ZURICH (Reuters) - Drugs industry supplier Lonza LONN.VX is buying U.S.-based Arch Chemicals ARJ.N for some $1.2 billion, making it the world’s largest player in the multi-billion dollar microbial control market, the groups said.
The move, which boosts Lonza’s life science unit and also helps protect the Swiss group against the impact of the strong Swiss franc, puts Lonza in pole position in an area that plays a key role in the fight against disease-causing bacteria.
Microbial control involves destroying microorganisms, which carry disease. This is particularly important in hospitals as hospital-acquired infections are one of the leading causes of death of patients, as well as for ensuring food products are safe.
The rather fragmented microbial control market, currently valued at around $10 billion, is growing at some 4 to 6 percent per year, while demand for products to help prevent hospital-acquired infections or germs spreading in swimming pools is growing at a stronger pace.
Lonza will pay $47.20 per share for Arch Chemicals in cash, a premium of 36.7 percent to the U.S. group’s average closing price over the last 30 trading days, and the bid has the unanimous backing of Arch Chemical’s board.
At 0948 GMT, shares in Lonza were trading near flat, paring earlier losses and outperforming the 0.8 percent drop in the Swiss blue-chip market .SSMI despite some worries the price was high and it could be dilutive to Lonza's business model.

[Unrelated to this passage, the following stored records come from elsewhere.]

# bistromath/gr-ais

Hardware: AMD Instinct MI355X
Metric: complex MS/s through corr_est->msk_timing chain; corr_est %HBM roofline (higher is better)
Workload: dtype f32

## Files before the change

gr-ais_amd/csrc/aisx_common.h:

```cpp
#pragma once
#include <math.h>
#include <stdint.h>

#if defined(__HIPCC__)
#include <hip/hip_runtime.h>
#define AISX_DI __device__ __forceinline__
#define AISX_HD __host__ __device__ __forceinline__
#else
#define AISX_DI inline
#define AISX_HD inline
#endif

namespace aisx {

struct cf {
    float re, im;
};

AISX_HD cf mk(float re, float im)
{
    cf r;
    r.re = re;
    r.im = im;
    return r;
}
AISX_HD cf operator+(cf a, cf b) { return mk(a.re + b.re, a.im + b.im); }
AISX_HD cf operator-(cf a, cf b) { return mk(a.re - b.re, a.im - b.im); }
AISX_HD cf cconj(cf a) { return mk(a.re, -a.im); }

struct alignas(8) cf_a8 { float re, im; };
struct alignas(16) cf_a16 { float re0, im0, re1, im1; };
AISX_HD cf ld8(const cf* p)
{
    const cf_a8 v = *reinterpret_cast<const cf_a8*>(p);
    return mk(v.re, v.im);
}
AISX_HD void st8(cf* p, cf v)
{
    cf_a8 t;
    t.re = v.re;
    t.im = v.im;
    *reinterpret_cast<cf_a8*>(p) = t;
}
AISX_HD void ld16(const cf* p, cf& a, cf& b)
{
    const cf_a16 v = *reinterpret_cast<const cf_a16*>(p);
    a = mk(v.re0, v.im0);
    b = mk(v.re1, v.im1);
}
AISX_HD void st16(cf* p, cf a, cf b)
{
    cf_a16 t;
    t.re0 = a.re;
    t.im0 = a.im;
    t.re1 = b.re;
    t.im1 = b.im;
    *reinterpret_cast<cf_a16*>(p) = t;
}

AISX_HD cf cmul_exact(cf a, cf b) { return mk(a.re * b.re - a.im * b.im, a.re * b.im + a.im * b.re); }

AISX_HD cf cmul_fma(cf a, cf b)
{
    return mk(fmaf(-a.im, b.im, a.re * b.re), fmaf(a.im, b.re, a.re * b.im));
}
AISX_HD cf cmul_conj_fma(cf a, cf b)
{
    return mk(fmaf(a.im, b.im, a.re * b.re), fmaf(a.im, b.re, -(a.re * b.im)));
}

AISX_HD float mag2(cf a) { return a.re * a.re + a.im * a.im; }

AISX_HD float fdiv_rn(float a, float b)
{
#if defined(__HIP_DEVICE_COMPILE__)
    return __fdiv_rn(a, b);
#else
    return a / b;
#endif
}

AISX_HD float branchless_clip(float x, float clip)
{
    float x1 = fabsf(x + clip);
    float x2 = fabsf(x - clip);
    x1 -= x2;
    return 0.5f * x1;
}

AISX_HD int aisx_popc64(unsigned long long v) { return __builtin_popcountll(v); }

AISX_HD unsigned mmse_row_bits(float mu) { return __builtin_bit_cast(unsigned, fmaf(mu, 128.0f, 12582912.0f)); }
AISX_HD unsigned mmse_row(float mu) { return mmse_row_bits(mu) - 0x4B400000u; }
AISX_HD unsigned mmse_row_base(unsigned base, unsigned pitch) { return base - 0x400000u * pitch; }
AISX_HD unsigned mmse_row_off(float mu, unsigned pitch, unsigned row_base)
{
    return (mmse_row_bits(mu) & 0xFFFFFFu) * pitch + row_base;
}

AISX_HD unsigned ring_read_off(int sb, int adv, unsigned step, unsigned mask)
{
#if defined(__HIP_DEVICE_COMPILE__)
    unsigned r;
    asm("v_mad_u32_u24 %0, %1, %2, %3" : "=v"(r) : "v"(adv), "v"(step), "v"(sb));
    return r & mask;
#else
    return ((unsigned)sb + ((unsigned)adv & 0xFFFFFFu) * (step & 0xFFFFFFu)) & mask;
#endif
}

AISX_HD float fast_atan2f_tab(float y, float x, const float* tab)
{
    const float TAN_MAP_RES = 0.003921569f;
    const float PI_F = 3.14159265358979323846f, PI2_F = 1.57079632679489661923f;
    const float y_abs = fabsf(y), x_abs = fabsf(x);
    const bool ylt = y_abs < x_abs;
    const float z = fdiv_rn(ylt ? y_abs : x_abs, ylt ? x_abs : y_abs);
    float alpha = z * 255.0f;
    const int index = ((int)alpha) & 0xff;
    alpha -= (float)index;
    const float t0 = tab[index], t1 = tab[index + 1];
    float base_angle = t0 + (t1 - t0) * alpha;
    base_angle = (z < TAN_MAP_RES) ? z : base_angle;
    const bool xge = x >= 0.0f, yge = y >= 0.0f;
    const float a_h = xge ? (yge ? base_angle : -base_angle) : (yge ? (PI_F - base_angle) : (base_angle - PI_F));
    const float a_v = yge ? (xge ? (PI2_F - base_angle) : (PI2_F + base_angle))
                          : (xge ? (-PI2_F + base_angle) : (-PI2_F - base_angle));
    const float angle = (x_abs > y_abs) ? a_h : a_v;
    return ((y_abs > 0.0f) || (x_abs > 0.0f)) ? angle : 0.0f;
}

AISX_HD int fxpt_float_to_fixed(float x)
{
    const float PI = 3.14159265358979323846f, TAU = 2.0f * 3.14159265358979323846f, TWO_TO_THE_31 = 2147483648.0f;
    if (!(x >= -PI && x < PI)) {
        const int d = (int)floor((double)fdiv_rn(x, TAU) + 0.5);
        x -= (float)d * TAU;
    }
    const float RCP_PI = 0.318309886183790671538f;
    const float y = x * TWO_TO_THE_31;
    const float q = y * RCP_PI;
    return (int)fmaf(fmaf(-q, PI, y), RCP_PI, q);
}
AISX_HD void nco_sincos(float phase, const float* tab, float* s, float* c)
{
    const cf* T = reinterpret_cast<const cf*>(tab);
    const unsigned x = (unsigned)fxpt_float_to_fixed(phase);
    const unsigned xc = x + 0x40000000u;
    const cf es = ld8(T + (x >> 22)), ec = ld8(T + (xc >> 22));
    *s = es.re * (float)(x >> 1) + es.im;
    *c = ec.re * (float)(xc >> 1) + ec.im;
}

AISX_HD float nco_wrap(float ph)
{
    const float F_PI = 3.14159265358979323846f;
    const float TWO_PI = 2.0f * F_PI;
    const float u = ph + F_PI;
    float r;
    const float au = fabsf(u);
    if (au < TWO_PI)
        r = u;
    else if (au < 2.0f * TWO_PI)
        r = (u > 0.f) ? (u - TWO_PI) : (u + TWO_PI);
    else
        r = fmodf(u, TWO_PI);
    return r - F_PI;
}

AISX_HD float nco_wrap_small(float ph)
{
    const float F_PI = 3.14159265358979323846f;
    const float TWO_PI = 2.0f * F_PI;
    const float u = ph + F_PI;
    const float w = u - copysignf(TWO_PI, u);
    const float r = (fabsf(u) < TWO_PI) ? u : w;
    return r - F_PI;
}

#ifndef NCO_CKN
#define NCO_CKN 8
#endif
constexpr int NCO_CK = NCO_CKN;
static_assert(NCO_CK == 2 || NCO_CK == 4 || NCO_CK == 8, "checkpoints every 2, 4 or 8 items");
AISX_HD float nco_phase_step(float ph, float d, bool small) { return small ? nco_wrap_small(ph + d) : nco_wrap(ph + d); }

constexpr int NCO_TAB_FLOATS = 2048;

AISX_HD float cabs_f(cf a) { return (float)sqrt((double)a.re * (double)a.re + (double)a.im * (double)a.im); }

struct tag_rec {
    uint64_t offset;
    double value;
    int32_t key;
    int32_t chan;
};
enum { KEY_CORR_START = 0, KEY_PHASE_EST = 1, KEY_TIME_EST = 2, KEY_CORR_EST = 3 };

}
```

gr-ais_amd/csrc/k_msk.h:

```cpp
#pragma once
#include "aisx_common.h"

namespace aisx {

enum {
    MSK_ST_INTERP_RANGE = 1,
    MSK_ST_CARRY_OVERFLOW = 2,
    MSK_ST_TAGCARRY_OVERFLOW = 4,
    MSK_ST_OUT_FULL = 8,
    MSK_ST_TAGS_TRUNCATED = 16
};
constexpr int MSK_CTN_TRUNC = 0x40000000;
constexpr int MSK_CTN_WILD = 0x20000000;
constexpr int MSK_TAG_TRIPS = 6;

constexpr int MSK_T = 64;
constexpr int MSK_RING = 256;
constexpr int MSK_SLOTS = MSK_RING + 8;
constexpr int MSK_CHUNK = 64;
constexpr int MSK_OFF = 192;
constexpr int MSK_CARRY_MAX = 128;
constexpr int MSK_PAIRS_MAX = 16;
constexpr int MSK_TAPS_PITCH = 12;
constexpr int msk_lds_ring(int lpw) { return MSK_SLOTS * lpw * 8; }
constexpr int MSK_ZERO_ROW = 129;
constexpr int MSK_LDS_MMSE = ((130 * MSK_TAPS_PITCH * 4 + 511) / 512) * 512;
constexpr int MSK_TAGQ = 36;
#ifndef MSK_WAVES_LPW4
#define MSK_WAVES_LPW4 4
#endif
constexpr int msk_waves(int lpw) { return lpw >= 16 ? 64 / lpw : (lpw == 4 ? MSK_WAVES_LPW4 : 4); }
constexpr int msk_wg_channels(int lpw) { return msk_waves(lpw) * lpw; }
constexpr int MSK_STAGE = 32;
static_assert(MSK_STAGE >= 15 + MSK_PAIRS_MAX + 1, "a lock-step run and a general step between two flushes");
constexpr bool msk_staged(int lpw) { return lpw <= 8; }
constexpr int msk_lds_stage(int lpw) { return msk_staged(lpw) ? MSK_STAGE * lpw * 8 : 0; }
constexpr int msk_lds_ringoff(int lpw) { return msk_waves(lpw) * msk_lds_stage(lpw); }
constexpr int msk_lds_wave(int lpw) { return msk_lds_ring(lpw) + MSK_TAGQ * lpw * 8 + lpw * 8; }
constexpr int msk_lds_taboff(int lpw) { return msk_lds_ringoff(lpw) + msk_waves(lpw) * msk_lds_wave(lpw); }
constexpr int msk_lds_bytes(int lpw) { return msk_lds_taboff(lpw) + MSK_LDS_MMSE; }
static_assert(msk_lds_bytes(4) <= 160 * 1024 && msk_lds_bytes(8) <= 160 * 1024 && msk_lds_bytes(16) <= 160 * 1024 &&
              msk_lds_bytes(32) <= 160 * 1024 && msk_lds_bytes(64) <= 160 * 1024, "a workgroup's LDS");
static_assert(msk_lds_bytes(8) + 71680 <= 160 * 1024, "timing recovery + one correlator workgroup per CU");
constexpr int BT_T = 256;
constexpr int BT_SEG = BT_T * 8;

constexpr int MSKP_SMAX = 64;
enum { MSKP_KIND_NONE = 0, MSKP_KIND_NEXT = 1, MSKP_KIND_HANDOFF = 2 };
struct mskp_rst {
    int jA;
    int relA, relB;
    int q0, cap;
    int pad[3];
};
struct mskp_snap {
    int a;
    float mu, omega;
    int div;
    cf y;
    cf nl;
    int cur;
    int cnt;
};
struct mskp_res {
    mskp_snap end;
    cf ay, anl;
    int kind;
    int status;
};
struct mskp_piece {
    int out0, src0, cnt;
};
AISX_HD bool mskp_same_bits(cf a, cf b)
{
    unsigned ar, ai, br, bi;
    __builtin_memcpy(&ar, &a.re, 4);
    __builtin_memcpy(&ai, &a.im, 4);
    __builtin_memcpy(&br, &b.re, 4);
    __builtin_memcpy(&bi, &b.im, 4);
    return ar == br && ai == bi;
}

struct msk_ctag { int rel; float val; };

struct __attribute__((packed, aligned(8))) cf_pair { cf a, b; };

struct MskParams {
    int nchan;
    float d_sps, gain, gain_omega, limit;
    int osps;
    float* mu; float* omega; int* div;
    cf* dly1; cf* dly2; cf* diff1;
    unsigned long long* nread;
    const cf* in; long in_stride; int n;
    const cf* carry_in; cf* carry_out; const int* carry_len_in; int* carry_len_out; int carry_cap;
    int stream_mode; int gr_ninput; int gr_noutput;
    const msk_ctag* ct; const int* ct_n; int ct_cap;
    tag_rec* ctag_out; int* ctag_n_out; int ctag_cap;
    cf* syms; float* err; float* mu_out; long out_stride; int out_cap;
    int* produced; int* consumed; int* status;
    const float* mmse;
    int lds_tab_off;
    int lds_wave_stride, tq_stride, tq_private;
    int lds_ring_off;
    int sym_al16;
    int lpw;
    int inline_tags;
    int max_noutput;
    int ff;
    const int* nrst; const mskp_rst* rst; const mskp_res* res;
    mskp_piece* pieces; int* npieces;
    const int* ct_nc;
};

struct BitTailParams {
    int nchan;
    const cf* syms; long sym_stride;
    const int* produced;
    unsigned char* bits; long bit_stride;
    const cf* prev_sym_in; const unsigned char* prev_bit_in;
    cf* prev_sym_out; unsigned char* prev_bit_out;
    const float* atan_tab;
};

AISX_HD int msk_forecast(float d_sps, int noutput_items)
{
    return (int)ceil((noutput_items * d_sps * 2) + 3.0 * d_sps + 8u);
}
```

Based on the offer price for all the outstanding shares, Arch Chemicals’ enterprise value would be around $1.4 billion. Arch Chemicals had sales of around $1.4 billion in 2010, the groups said on Monday.
Together the two companies would have had sales of 4.1 billion Swiss francs ($4.89 billion) in 2010, with $1.6 billion in the life science market.
Lonza, which will finance the deal through debt, is expecting to complete the buy before the end of 2011.
“We are paying a 9.1 multiple on the last 12 months’ EBITDA (earnings before interest tax, depreciation and assets), in line with the sector multiples. This is also pre-synergy. After synergies, the multiple is 7.2 times EBITDA,” Lonza chief executive Stefan Borgas told Reuters.
Lonza is eyeing cost synergies of at least $50 million per year by the second year and the deal is expected to be earnings per share accretive in the first year, the groups said.
The Basel-based group will make job cuts in administration and corporate functions, Borgas said, but he added it is still too early to say how many staff will be affected.
“In our view, the combination clearly makes sense on the financial level and helps Lonza to respond to the pressures in its microbial control business, which had suffered in recent years from a shrinking market for wood protection products used in the construction industry,” Sarasin analyst David Kaegi said.
“On the downside, the deal also dilutes Lonza’s biotech investment case, which was so far regarded as the core of Lonza and which has seen gradual improvements over the last few quarters,” Kaegi said.
The deal will boost Lonza’s business in the fastest-growing markets of China and India, as well as Brazil and South Africa, where the group is not present at all, Borgas said.
There is growing demand for more information about the safety of products and their effects on health and the environment as well as for more effective ways to prevent the spread of infectious diseases like bird flu, swine flu and SARS.
Population growth and movement, urbanization, more travel and transportation of goods is also boosting demand for microbial control.
Borgas said on a conference call the group was unlikely to go for any larger acquisitions for the next two years, but he said the group was still on the prowl for bolt-on buys.